Il proverbio “l’orgoglio precede la distruzione, uno spirito altero la caduta” (dal libro biblico dei Proverbi, 16:18) (o l’orgoglio precede la caduta) si pensa che riassuma l’uso moderno dell’orgoglio. L’orgoglio viene anche chiamato “orgoglio che acceca”, poiché spesso fa sì che chi lo commette agisca in modo insensato e non conforme al buon senso. In altre parole, la definizione moderna può essere pensata come “quell’orgoglio che precede la caduta”. Nella sua biografia in due volumi di Adolf Hitler, lo storico Ian Kershaw usa sia ‘hubris’ che ‘nemesis’ come titoli. Il primo volume, Hubris, descrive la prima vita di Hitler e la sua ascesa al potere politico. Il secondo, Nemesi, fornisce i dettagli del ruolo di Hitler nella seconda guerra mondiale, e si conclude con la sua caduta e il suo suicidio nel 1945.

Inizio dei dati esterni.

# Illumina/canvas

Hardware: AMD Instinct MI355X
Metric: genome-bins/sec (bin+clean+partition) (higher is better)
Workload: dtype u8/int32 (bin), f32/f64 (clean, viterbi); 1 GPU; BASELINE configs[2]: whole-genome GRCh38 60x single sample, full bin+clean+partition HIP path on 1 MI355X per sample; bins_after_clean=4686240, bin_size=534, partition=PerSampleHMM, clean_flags=-g -s -r --local-sd-metric-file, segments=250, samples=1

## Files before the change

### canvas_amd/csrc/hmm.hip

```cpp
#include "common.hpp"
#include <type_traits>
#include "select.hpp"
#include "quantize.hpp"
#include <mutex>
#include <cmath>
#include <thread>
#include <cstring>
#include <limits>
#include <algorithm>

#define NSTATE 5

struct HmmParams {
    double logA[NSTATE][NSTATE];
    double logPi[NSTATE];
    int32_t tableLen;
    double maxThreshold;
};

__global__ void __launch_bounds__(256) k_keys_cov_f32(const double* __restrict__ cov, int64_t n, uint32_t* __restrict__ keys) {
    int64_t i = (int64_t)blockIdx.x * 256 + threadIdx.x;
    if (i < n) keys[i] = key_of_float((float)cov[i]);
}

// ... 409 lines not shown
#pragma unroll
            for (int j = 0; j < NSTATE; j++) { d[j] = on ? dn[j] : d[j]; eCur[j] = eNext[j]; }
            if (WM) { fm = (on && s >= lead) ? map_compose(fm, pk) : fm; pks[u] = pk; }
        }
        if (WM) {
#pragma unroll
            for (int u = 0; u < PQ; u++) { const int s = s0 + u; if (s < nsteps && s >= lead) pp[ts + s] = (uint16_t)pks[u]; }
        }
        qa = na; qb = nb;
    };
    const int leadMin = -wave_max_i32(nsteps > 0 ? -lead : -0x7FFFFFFF);
    int s0 = 1;
    for (; s0 + PQ <= leadMin && s0 < maxSteps; s0 += PQ) group(s0, std::false_type{});
    for (; s0 < maxSteps; s0 += PQ) group(s0, std::true_type{});
    if (act) {
        maps[b] = (uint16_t)fm;
        if (tEnd == C.T) lastGuess[B.chrom] = vit_best5(d);
    }
}

#define CHR_LDS_CAP 1024
__device__ __forceinline__ const int64_t* stage_chr_offsets(const int64_t* __restrict__ chrOff, int nchr, int64_t* sOff) {
    if (nchr + 1 > CHR_LDS_CAP) return chrOff;
    for (int k = threadIdx.x; k <= nchr; k += blockDim.x) sOff[k] = chrOff[k];
    __syncthreads();
    return sOff;
}
__device__ __forceinline__ int chrom_of_bin(const int64_t* off, int nchr, int64_t g) {
    int lo = 0, hi = nchr - 1;
    while (lo < hi) { const int mid = (lo + hi + 1) >> 1; if (off[mid] <= g) lo = mid; else hi = mid - 1; }
    return lo;
}
#define VBS (VB / 2)
__global__ void __launch_bounds__(256) k_pair_maps(const VitBlock* __restrict__ blocks, int nblocks, const HmmChrom* __restrict__ chroms, const int32_t* __restrict__ firstS,
                                                   const uint16_t* __restrict__ mapsS, uint16_t* __restrict__ maps, const int32_t* __restrict__ todo) {
    const int b = blockIdx.x * 256 + threadIdx.x;
    if (b >= nblocks) return;
    const VitBlock B = blocks[b];
    if (todo && !todo[B.chrom]) return;
    const int64_t T = chroms[B.chrom].T;
    const int s0 = firstS[B.chrom] + B.t0 / VBS;
    uint32_t m = mapsS[s0];
#pragma unroll
    for (int k = 1; k < VB / VBS; k++) if (B.t0 + (int64_t)k * VBS < T) m = map_compose(m, mapsS[s0 + k]);
    maps[b] = (uint16_t)m;
}

__global__ void __launch_bounds__(256) k_vit_increments(const HmmChrom* __restrict__ chroms, int nchr, const int64_t* __restrict__ chrOff, const int32_t* __restrict__ idx,
                                                        const double* __restrict__ logPmf, HmmParams P, const int32_t* __restrict__ state, int64_t N, double* __restrict__ D) {
    __shared__ int64_t sOff[CHR_LDS_CAP];
    const int64_t* off = stage_chr_offsets(chrOff, nchr, sOff);
    int64_t g = (int64_t)blockIdx.x * 256 + threadIdx.x;
    if (g >= N) return;
    const int s1 = state[g], sPrev = state[g > 0 ? g - 1 : 0], ix = idx[g];
    const int lo = chrom_of_bin(off, nchr, g);
    const int64_t begin = chroms[lo].begin;
    if (s1 < 0) { D[g] = 0.0; return; }
    double e = logPmf[(size_t)s1 * P.tableLen + ix];
    if (g == begin) { double lik = e + P.logA[0][s1]; D[g] = P.logPi[s1] + lik - P.logA[0][s1]; }
    else { const int s0 = sPrev; D[g] = e + P.logA[s0 < 0 ? 0 : s0][s1]; }
}

__global__ void __launch_bounds__(64) k_vit_backbone(const HmmChrom* __restrict__ chroms, const double* __restrict__ V, double* __restrict__ carryOut, const int32_t* __restrict__ todo = nullptr) {
    __shared__ double sV[2][64];
    const HmmChrom C = chroms[blockIdx.x];
    if (C.T <= 10 || (todo && !todo[blockIdx.x])) return;
    const int l = threadIdx.x;
    const double* __restrict__ Vc = V + C.begin;
    double acc = 0.0;
    double vNext = l < C.T ? Vc[l] : 0.0;
    int buf = 0;
    for (int64_t c0 = 0; c0 < C.T; c0 += 64, buf ^= 1) {
        sV[buf][l] = vNext;
        { int64_t t2 = c0 + 64 + l; vNext = t2 < C.T ? Vc[t2] : 0.0; }
        if (l == 0) carryOut[C.begin + c0] = acc;
        double r[64];
#pragma unroll
        for (int s = 0; s < 64; s++) r[s] = sV[buf][s];
#pragma unroll
        for (int s = 0; s < 64; s++) acc = acc + r[s];
    }
}

#define BS_T 1024
#define BS_I 8
struct ParFn { unsigned long long a0, a1; };
__device__ __forceinline__ ParFn parfn_then(ParFn f, ParFn g) {
    ParFn h;
    h.a0 = f.a0 + ((f.a0 & 1ull) ? g.a1 : g.a0);
    h.a1 = f.a1 + ((f.a1 & 1ull) ? g.a0 : g.a1);
    return h;
}
__device__ __forceinline__ ParFn parfn_shfl_up(ParFn f, int d) {
// ... 93 lines not shown
        }
        __syncthreads();
        if (cross < chunkEnd && myCross == cross) {
            const double Mprev = __longlong_as_double((long long)(expBits | (kBefore & MANT)));
            const double acc = -Mprev + Vc[cross];
            if (((cross + 1) & 63) == 0 && cross + 1 < C.T) carry[cross + 1] = acc;
            sM = -acc; sP = cross + 1; sCross = 0x7fffffffffffffffll;
        }
        __syncthreads();
    }
}

#define BB_CHUNK 1024
#define BB_MAXC 16
struct BbChunk { int32_t chrom; int32_t t0; };
struct BbCross { ParFn before; double v; int32_t pos; int32_t e; };
struct BbChunkOut { ParFn tail; int32_t nCross; int32_t headE; int64_t pad; };
struct BbPost { unsigned long long bits; };
__device__ __forceinline__ bool bb_bad_increment(unsigned long long vb) { return ((vb >> 52) & 0x7ffull) == 0x7ffull || (!(vb >> 63) && (vb << 1) != 0ull); }
__device__ __forceinline__ ParFn parfn_of(unsigned long long vb, int eM) {
    const unsigned long long MANT = (1ull << 52) - 1ull;
    const int ea = (int)((vb >> 52) & 0x7ffull);
    const unsigned long long ma = ea ? ((vb & MANT) | (1ull << 52)) : (vb & MANT);
    const int shift = eM - (ea ? ea : 1);
    unsigned long long A = 0; int r = 0;
    if (shift <= 0) { if (ma) A = 1ull << 53; }
    else if (shift < 64) { A = ma >> shift; const unsigned long long rem = ma & ((1ull << shift) - 1ull), half = 1ull << (shift - 1); r = rem > half ? 1 : (rem == half ? 2 : 0); }
    const unsigned long long up = A + (r == 1 ? 1ull : 0ull);
    ParFn f; f.a0 = up + ((r == 2 && (A & 1ull)) ? 1ull : 0ull); f.a1 = up + ((r == 2 && !(A & 1ull)) ? 1ull : 0ull);
    return f;
}
__device__ __forceinline__ double shfl_up_f64(double v, int d) { return __hiloint2double(__shfl_up(__double2hiint(v), d), __shfl_up(__double2loint(v), d)); }

__global__ void __launch_bounds__(256) k_bb_sums(const BbChunk* __restrict__ chunks, const HmmChrom* __restrict__ chroms, const double* __restrict__ V, double* __restrict__ chunkSum,
                                                 int32_t* __restrict__ fail) {
    __shared__ double sw[4];
    const BbChunk K = chunks[blockIdx.x];
    const HmmChrom C = chroms[K.chrom];
    const double* __restrict__ Vc = V + C.begin;
    double s = 0.0; bool bad = false;
#pragma unroll
    for (int i = 0; i < 4; i++) {
        const int64_t t = (int64_t)K.t0 + threadIdx.x * 4 + i;
        if (t < C.T) { const double v = Vc[t]; bad |= bb_bad_increment((unsigned long long)__double_as_longlong(v)); s += fabs(v); }
    }
#pragma unroll
    for (int d = 32; d >= 1; d >>= 1) s += __hiloint2double(__shfl_xor(__double2hiint(s), d), __shfl_xor(__double2loint(s), d));
    if ((threadIdx.x & 63) == 0) sw[threadIdx.x >> 6] = s;
    if (bad) fail[K.chrom] = 1;
    __syncthreads();
    if (threadIdx.x == 0) chunkSum[blockIdx.x] = (sw[0] + sw[1]) + (sw[2] + sw[3]);
}
__global__ void __launch_bounds__(64) k_bb_bases(const int32_t* __restrict__ firstChunk, const double* __restrict__ chunkSum, double* __restrict__ chunkBase) {
    const int c = blockIdx.x, l = threadIdx.x;
    double carry = 0.0;
    for (int g = firstChunk[c]; g < firstChunk[c + 1]; g += 64) {
        const int i = g + l;
        const double v = i < firstChunk[c + 1] ? chunkSum[i] : 0.0;
        double inc = v;
#pragma unroll
        for (int d = 1; d < 64; d <<= 1) { double o = shfl_up_f64(inc, d); if (l >= d) inc += o; }
        if (i < firstChunk[c + 1]) chunkBase[i] = carry + (inc - v);
        carry += __hiloint2double(__builtin_amdgcn_readlane(__double2hiint(inc), 63), __builtin_amdgcn_readlane(__double2loint(inc), 63));
    }
}
struct SegFn { ParFn f; uint32_t head; uint32_t cnt; };
__device__ __forceinline__ SegFn segfn_then(SegFn a, SegFn b) {
    SegFn r; r.head = a.head | b.head; r.cnt = a.cnt + b.cnt; r.f = b.head ? b.f : parfn_then(a.f, b.f);
    return r;
}
__global__ void __launch_bounds__(256) k_bb_pieces(const BbChunk* __restrict__ chunks, const HmmChrom* __restrict__ chroms, const double* __restrict__ V,
                                                   const double* __restrict__ chunkBase, BbChunkOut* __restrict__ outChunk, BbCross* __restrict__ outCross,
                                                   ParFn* __restrict__ at64Fn, uint8_t* __restrict__ at64Rank, int32_t* __restrict__ fail) {
    __shared__ double swSum[4];
    __shared__ SegFn swSeg[4];
    const BbChunk K = chunks[blockIdx.x];
    const HmmChrom C = chroms[K.chrom];
// ... 282 lines not shown
            double e[NSTATE];
            vit_emissions(e, sTab, logPmf, useLds, P.tableLen, ix[0]);
            const double Dt = S.Dprev + Vc[0];
            const int sCur = st[0];
            vit_init5(S.d, e, P); S.valid = 31u;
            if (sel5(S.d, (uint32_t)sCur) != Dt) { S.bad = true; S.why |= 16u; }
            S.Dprev = Dt; S.sPrev = sCur;
        } else ver_lead_step<useLds>(S, A, sTab, logPmf, P.tableLen, true, ix[0], st[0], Vc[0], (uint32_t)pp[0]);
    }
    const int start2 = lead > 1 ? lead : 1;
    ver_phase<useLds, true>(S, A, P, sTab, logPmf, ix + 1, st + 1, Vc + 1, pp + 1, nsteps > 0 && lead > 1 ? lead - 1 : 0);
    ver_phase<useLds, false>(S, A, P, sTab, logPmf, ix + start2, st + start2, Vc + start2, pp + start2, nsteps > start2 ? nsteps - start2 : 0);
    double (&d)[NSTATE] = S.d; const uint32_t valid = S.valid; bool bad = S.bad;
    uint32_t why = S.why;
    if (act && tEnd == C.T) { if (valid != 31u || vit_best5(d) != lastGuess[B.chrom]) { bad = true; why |= 32u; } }
    if (act && bad) atomicOr(&fail[B.chrom], (int32_t)(1u | why));
}

__global__ void k_vit_corrupt(uint16_t* __restrict__ psi, int64_t at, int j) {
    if (threadIdx.x == 0 && blockIdx.x == 0) { const uint32_t sh = 3u * (uint32_t)j; uint32_t v = psi[at], p = (v >> sh) & 7u; psi[at] = (uint16_t)((v & ~(7u << sh)) | (((p + 1u) % 5u) << sh)); }
}
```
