int32_t lasso_prof_get_large(lasso_ctx* c, int32_t k, uint64_t* launches, double* ms, double* bytes) {
  REQUIRE(c, k >= 0 && k < LASSO_K_COUNT); prof_flush(c);
  if (launches) *launches = c->big_launches[k]; if (ms) *ms = c->big_ms[k]; if (bytes) *bytes = c->big_bytes[k]; return 0;
}
int32_t lasso_wait_stats(lasso_ctx* c, uint64_t* waits, double* wait_us, int32_t reset) { REQUIRE(c, waits && wait_us); *waits = c->stat_waits; *wait_us = c->stat_wait_us; if (reset) { c->stat_waits = 0; c->stat_wait_us = 0; } return 0; }
int32_t lasso_prof_enable(lasso_ctx* c, int32_t mask) { prof_flush(c); c->prof_mask = (uint32_t)mask; return 0; }
int32_t lasso_prof_reset(lasso_ctx* c) { prof_flush(c); for (int i = 0; i < LASSO_K_COUNT; i++) { c->prof_launches[i] = 0; c->prof_ms[i] = 0; c->prof_bytes[i] = 0; c->big_launches[i] = 0; c->big_ms[i] = 0; c->big_bytes[i] = 0; c->prof_units[i] = 0; c->big_units[i] = 0; c->prof_units2[i] = 0; c->big_units2[i] = 0; c->prof_units3[i] = 0; c->big_units3[i] = 0; } return 0; }
int32_t lasso_prof_get_units(lasso_ctx* c, int32_t k, int32_t large_only, double* units) {
  REQUIRE(c, k >= 0 && k < LASSO_K_COUNT && units); prof_flush(c);
  const bool large = large_only & 1, second = large_only & 2, third = large_only & 4;
  *units = third ? (large ? c->big_units3[k] : c->prof_units3[k]) : second ? (large ? c->big_units2[k] : c->prof_units2[k]) : (large ? c->big_units[k] : c->prof_units[k]); return 0;
}
int32_t lasso_prof_get(lasso_ctx* c, int32_t k, uint64_t* launches, double* ms, double* bytes) {
  REQUIRE(c, k >= 0 && k < LASSO_K_COUNT); prof_flush(c);
  if (launches) *launches = c->prof_launches[k]; if (ms) *ms = c->prof_ms[k]; if (bytes) *bytes = c->prof_bytes[k]; return 0;
}
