# yanqinJiang/Animate3D

Hardware: AMD Instinct MI355X
Metric: UNet denoise-steps/sec, 4view×16frame×512² MV-VDM @1/2/4/8 GPU (higher is better)
Workload: dtype bf16; 1 GPU; BASELINE config 2: 4 views x 16 frames x 512^2 px (64x64 latent), CFG-doubled batch V=8 videos, one MVUNetMotionModel.forward per step, SD1.5 MV-VDM UNet 1.53 B params, seeded synthetic weights; parallelism=single GPU

## Files before the change

### animate3d_amd/csrc/gemm_common.h

```cpp
#pragma once
#include "common.h"

struct GemmParams {
  const uint16_t* X; int64_t ldx;
  const uint16_t* W; int64_t ldw;
  const float* bias;
  const uint16_t* rowbias; int64_t rb_div;
  const uint16_t* R; int64_t ldr;
  uint16_t* Y; int64_t ldy;
  int64_t M, N, K;
  float alpha, beta;
  int vec16;
  int out_f32;
  int B, H, Wd, Cin, Ho, Wo, stride, up, He, We;
  int64_t tiles_n, tiles_m;
  int ksplit, nk_item;
  float* ws; int64_t ws_bytes;
  const uint16_t* X2; int64_t ldx2; int64_t K1;
};

constexpr int EPI_LINEAR = 0, EPI_GEGLU = 1;

static inline int a3d_gemm_kernel_of(int flags) { return flags & A3D_GEMM_KERNEL_MASK; }
static inline int a3d_gemm_reserved_cus_of(int flags) { return flags & A3D_GEMM_RESERVED_CUS_MASK; }

A3D_DEV float epi_scale(float v, float alpha) { return __fmul_rn(v, alpha); }
A3D_DEV float epi_axpy(float v, float beta, float r) { return __fmaf_rn(beta, r, v); }

A3D_DEV float gelu_erf(float gte) {
  const float x = fabsf(gte) * 0.70710678118654752f;
  const float t = __builtin_amdgcn_rcpf(fmaf(0.3275911f, x, 1.0f));
  float poly = fmaf(1.061405429f, t, -1.453152027f);
  poly = fmaf(poly, t, 1.421413741f);
  poly = fmaf(poly, t, -0.284496736f);
  poly = fmaf(poly, t, 0.254829592f);
  poly *= t;
  const float e = __builtin_amdgcn_exp2f(-x * x * 1.4426950408889634f);
  const float erfx = fmaf(-poly, e, 1.0f);
  const float hg = __fmul_rn(0.5f, gte);
  return __fmaf_rn(fabsf(hg), erfx, hg);
}

A3D_DEV f32x2_t splat2(float v) { return f32x2_t{v, v}; }
A3D_DEV f32x2_t gelu_erf2(f32x2_t g) {
  const f32x2_t x = __builtin_elementwise_abs(g) * 0.70710678118654752f;
  const f32x2_t den = __builtin_elementwise_fma(splat2(0.3275911f), x, splat2(1.0f));
  const f32x2_t t = {__builtin_amdgcn_rcpf(den[0]), __builtin_amdgcn_rcpf(den[1])};
  f32x2_t poly = __builtin_elementwise_fma(splat2(1.061405429f), t, splat2(-1.453152027f));
  poly = __builtin_elementwise_fma(poly, t, splat2(1.421413741f));
  poly = __builtin_elementwise_fma(poly, t, splat2(-0.284496736f));
  poly = __builtin_elementwise_fma(poly, t, splat2(0.254829592f));
  poly = poly * t;
  const f32x2_t a = (-x) * x * 1.4426950408889634f;
  const f32x2_t e = {__builtin_amdgcn_exp2f(a[0]), __builtin_amdgcn_exp2f(a[1])};
  const f32x2_t erfx = __builtin_elementwise_fma(-poly, e, splat2(1.0f));
  const f32x2_t hg = g * 0.5f;
  return __builtin_elementwise_fma(__builtin_elementwise_abs(hg), erfx, hg);
}
A3D_DEV void geglu8(const float (&hv)[8], const float (&gv)[8], const float (&bh)[8], const float (&bg)[8], float (&y)[8]) {
#pragma unroll
  for (int e = 0; e < 4; ++e) {
    const f32x2_t gg = f32x2_t{gv[2 * e], gv[2 * e + 1]} + f32x2_t{bg[2 * e], bg[2 * e + 1]};
    const f32x2_t hh = f32x2_t{hv[2 * e], hv[2 * e + 1]} + f32x2_t{bh[2 * e], bh[2 * e + 1]};
    const f32x2_t yy = hh * gelu_erf2(gg);
    y[2 * e] = yy[0]; y[2 * e + 1] = yy[1];
  }
}
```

Gran parte del decimo e parte dell’undicesimo capitolo del Libro del Siracide discute e consiglia sull’orgoglio, l’hubris, e chi è razionalmente degno di onore. Dice:

Non serbare rancore contro il tuo prossimo, qualunque sia la sua offesa; non fare nulla in preda all’ira. L’orgoglio è odioso sia a Dio che agli uomini; l’ingiustizia è ripugnante per entrambi…. Non rimproverare nessuno se prima non sei stato pienamente informato, considera prima il caso e poi fai il tuo rimprovero. Non rispondere prima di aver ascoltato; non intrometterti nelle dispute dei peccatori. Figlia mia, non intraprendere troppe attività. Se continui ad aggiungerne, non sarai senza rimprovero; se corri dietro ad esse, non avrai successo e non sarai mai libero, anche se cerchi di scappare.

– Siracide,10:6-31 e 11:1-10

Nel miracolo medievale di Jacob Bidermann, Cenodoxus, l’orgoglio è il più mortale di tutti i peccati e porta direttamente alla dannazione del famoso dottore parigino. Nella Divina Commedia di Dante, i penitenti sono gravati da lastre di pietra sul collo per tenere il capo chino.